# WHAT THE TASK ASKS:
Would you pull out every line of the material that contains the string "unsigned"?

= = = =

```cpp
constexpr int kStemCin = 3;
constexpr int kStemRows = 8;
template <int STRIDE>
__global__ void __launch_bounds__(256, 2) stem_conv3x3_kernel(const float* __restrict__ x, const float* __restrict__ w,
                                                           const float* __restrict__ scale, const float* __restrict__ shift,
                                                           float* __restrict__ y, int H, int W, int Cout, int pad_top,
                                                           int pad_left, int Ho, int Wo, int act) {
    extern __shared__ float wl[];
    const int Cout16 = (Cout + 15) & ~15;
    for (int i = threadIdx.x; i < 27 * Cout16; i += 256) {
        const int t = i / Cout16, co = i - t * Cout16;
        wl[i] = co < Cout ? w[co * 27 + t] * (scale != nullptr ? scale[co] : 1.f) : 0.f;
    }
    __syncthreads();
    const int ox = blockIdx.x * 64 + (threadIdx.x & 63);
    const int b = blockIdx.z;
    const int grp = threadIdx.x >> 6;
    if (ox >= Wo) return;
    for (int oy = blockIdx.y * kStemRows; oy < min(Ho, (int)(blockIdx.y + 1) * kStemRows); ++oy) {
    float v[27];
    const float* xb = x + (size_t)b * kStemCin * H * W;
#pragma unroll
    for (int ci = 0; ci < kStemCin; ++ci)
#pragma unroll
        for (int ky = 0; ky < 3; ++ky) {
            const int iy = oy * STRIDE - pad_top + ky;
#pragma unroll
            for (int kx = 0; kx < 3; ++kx) {
                const int ix = ox * STRIDE - pad_left + kx;
                const bool ok = (unsigned)iy < (unsigned)H && (unsigned)ix < (unsigned)W;
                const float t = xb[((size_t)ci * H + min(max(iy, 0), H - 1)) * W + min(max(ix, 0), W - 1)];
                v[ci * 9 + ky * 3 + kx] = ok ? t : 0.f;
            }
        }
    for (int c0 = grp * 16; c0 < Cout16; c0 += 64) {
#pragma unroll 1
        for (int q = 0; q < 4; ++q) {
            f32x4 acc = {0.f, 0.f, 0.f, 0.f};
            const float* wq = wl + c0 + 4 * q;
#pragma unroll
            for (int t0 = 0; t0 < 27; t0 += 9) {
                __builtin_amdgcn_sched_barrier(0);
#pragma unroll
                for (int t = t0; t < t0 + 9; ++t) acc += *(const f32x4*)(wq + t * Cout16) * v[t];
            }
            __builtin_amdgcn_sched_barrier(0);
#pragma unroll
            for (int j = 0; j < 4; ++j) {
                const int co = c0 + 4 * q + j;
                if (co < Cout) {
                    const float o = acc[j] + (shift != nullptr ? shift[co] : 0.f);
                    y[(((size_t)b * Cout + co) * Ho + oy) * Wo + ox] = act2d_fast(o, act, 0.f);
                }
            }
        }
    }
    }
}

extern "C" int occd_stem_conv3x3_nchw(const float* x, const float* w, const float* scale, const float* shift, float* y,
                                      int32_t batch, int32_t H, int32_t W, int32_t cout, int32_t stride, int32_t pad_top,
                                      int32_t pad_left, int32_t Ho, int32_t Wo, int32_t act, void* stream) {
    if (x == nullptr || w == nullptr || y == nullptr) return OCCD_EINVAL;
    if (batch < 1 || batch > 65535 || H < 1 || W < 1 || cout < 1 || cout > 512 || (stride != 1 && stride != 2)) return OCCD_EINVAL;
    if (Ho < 1 || Ho > 65535 || Wo < 1 || pad_top < 0 || pad_left < 0 || act < 0 || act > 2) return OCCD_EINVAL;
    hipStream_t st = (hipStream_t)stream;
    const dim3 grid((unsigned)((Wo + 63) / 64), (unsigned)((Ho + kStemRows - 1) / kStemRows), (unsigned)batch);
    const size_t lds = (size_t)27 * ((cout + 15) & ~15) * sizeof(float);
    occd::ProfScope prof("stem_conv3x3", st, 2.0 * batch * (double)Ho * Wo * 27 * cout,
                         4.0 * batch * ((double)kStemCin * H * W + (double)cout * Ho * Wo));
    if (stride == 2)
        hipLaunchKernelGGL(stem_conv3x3_kernel<2>, grid, dim3(256), lds, st, x, w, scale, shift, y, H, W, cout, pad_top,
                           pad_left, Ho, Wo, act);
    else
        hipLaunchKernelGGL(stem_conv3x3_kernel<1>, grid, dim3(256), lds, st, x, w, scale, shift, y, H, W, cout, pad_top,
                           pad_left, Ho, Wo, act);
    return occd::check_launch();
}

extern "C" int32_t occd_dwconv2d_pool_blocks(int32_t Ho, int32_t Wo) { return (Ho * ((Wo + 3) / 4) + 255) / 256; }

extern "C" int occd_dwconv2d_pool_nchw(const float* x, const float* w, const float* scale, const float* shift, float* y,
                                       float* pool_part, int32_t batch, int32_t C, int32_t H, int32_t W, int32_t k,
                                       int32_t stride, int32_t pad_top, int32_t pad_left, int32_t Ho, int32_t Wo,
                                       int32_t act, int64_t x_plane_stride, void* stream) {
    if (pool_part == nullptr) return OCCD_EINVAL;
    return dwconv_launch(x, w, scale, shift, y, batch, C, H, W, k, stride, pad_top, pad_left, Ho, Wo, act, pool_part,
                         x_plane_stride, stream);
}

__global__ void __launch_bounds__(256) upsample_cat_nhwc_kernel(const float* __restrict__ x, const float* __restrict__ skip,
                                                                float* __restrict__ out, int C, int Cs, int h, int w, int H,
                                                                int W, float rh, float rw, long total, int ct) {
    const long i = (long)blockIdx.x * 256 + threadIdx.x;
    if (i >= total) return;
    const int c = (int)(i % ct);
    long t = i / ct;
    const int ox = (int)(t % W); t /= W;
    const int oy = (int)(t % H);
    const int b = (int)(t / H);
    float v;
    if (c >= C + Cs) {
        v = 0.f;
    } else if (c >= C) {
        v = skip[(((size_t)b * H + oy) * W + ox) * Cs + (c - C)];
    } else {
        const float sy = rh * oy;
        const int y0 = (int)sy;
        const int y1 = y0 + (y0 < h - 1);
        const float ly = sy - y0, hy = 1.f - ly;
        const float sx = rw * ox;
        const int x0 = (int)sx;
        const int x1 = x0 + (x0 < w - 1);
        const float lx = sx - x0, hx = 1.f - lx;
        const float* p0 = x + (((size_t)b * h + y0) * w) * C + c;
        const float* p1 = x + (((size_t)b * h + y1) * w) * C + c;
        v = hy * (hx * p0[(size_t)x0 * C] + lx * p0[(size_t)x1 * C]) + ly * (hx * p1[(size_t)x0 * C] + lx * p1[(size_t)x1 * C]);
    }
    out[i] = v;
}

__global__ void __launch_bounds__(256) upsample_nhwc_bwd_kernel(const float* __restrict__ gout, float* __restrict__ gx, int C,
                                                                int gcs, int h, int w, int H, int W, float rh, float rw,
                                                                float inv_rh, float inv_rw, long total) {
    const long i = (long)blockIdx.x * 256 + threadIdx.x;
    if (i >= total) return;
    const int c = (int)(i % C);
    long t = i / C;
    const int x = (int)(t % w); t /= w;
    const int y = (int)(t % h);
    const int b = (int)(t / h);
    const int Ya = max(0, (int)floorf((y - 1) * inv_rh) - 1), Yb = min(H - 1, (int)ceilf((y + 1) * inv_rh) + 1);
// ... 381 lines not shown
```

Before: 68.19.

## Stage depthwise conv tiles with vector chunk loads and pair small planes per block

Changes the depthwise 2D conv LDS staging from scalar per-element loads to 16-byte chunk loads. Four chunks are batched per thread, and lane shifts with masks handle misaligned edges. When a plane fits in 128 items, two planes share one 256-thread block, which cuts half-empty blocks. Interior outputs are written as a vector store. The aim is fewer global load instructions and better occupancy on small planes, at the cost of extra shift and select logic and a new runtime/env switch.

```diff
diff --git a/include/occdepth_amd.h b/include/occdepth_amd.h
--- a/include/occdepth_amd.h
+++ b/include/occdepth_amd.h
@@ -291,6 +291,7 @@
                             float* pool_part, int32_t batch, int32_t C, int32_t H, int32_t W, int32_t k,
                             int32_t stride, int32_t pad_top, int32_t pad_left, int32_t Ho, int32_t Wo,
                             int32_t act, int64_t x_plane_stride, void* stream);
+int32_t occd_dwconv2d_set_stage(int32_t form);
 int occd_plane_reduce(const float* a, const float* b, float* out, int64_t planes, int64_t S, void* stream);
 int occd_se_bwd(const float* gg, const float* gate, const float* sums, const float* r, const float* w_reduce,
                 const float* b_reduce, const float* w_expand, float* dz_scratch, float* gm, float* gw_reduce,
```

= = = =

# RESULT OF THE TASK:
                const bool ok = (unsigned)iy < (unsigned)H && (unsigned)ix < (unsigned)W;
    const dim3 grid((unsigned)((Wo + 63) / 64), (unsigned)((Ho + kStemRows - 1) / kStemRows), (unsigned)batch);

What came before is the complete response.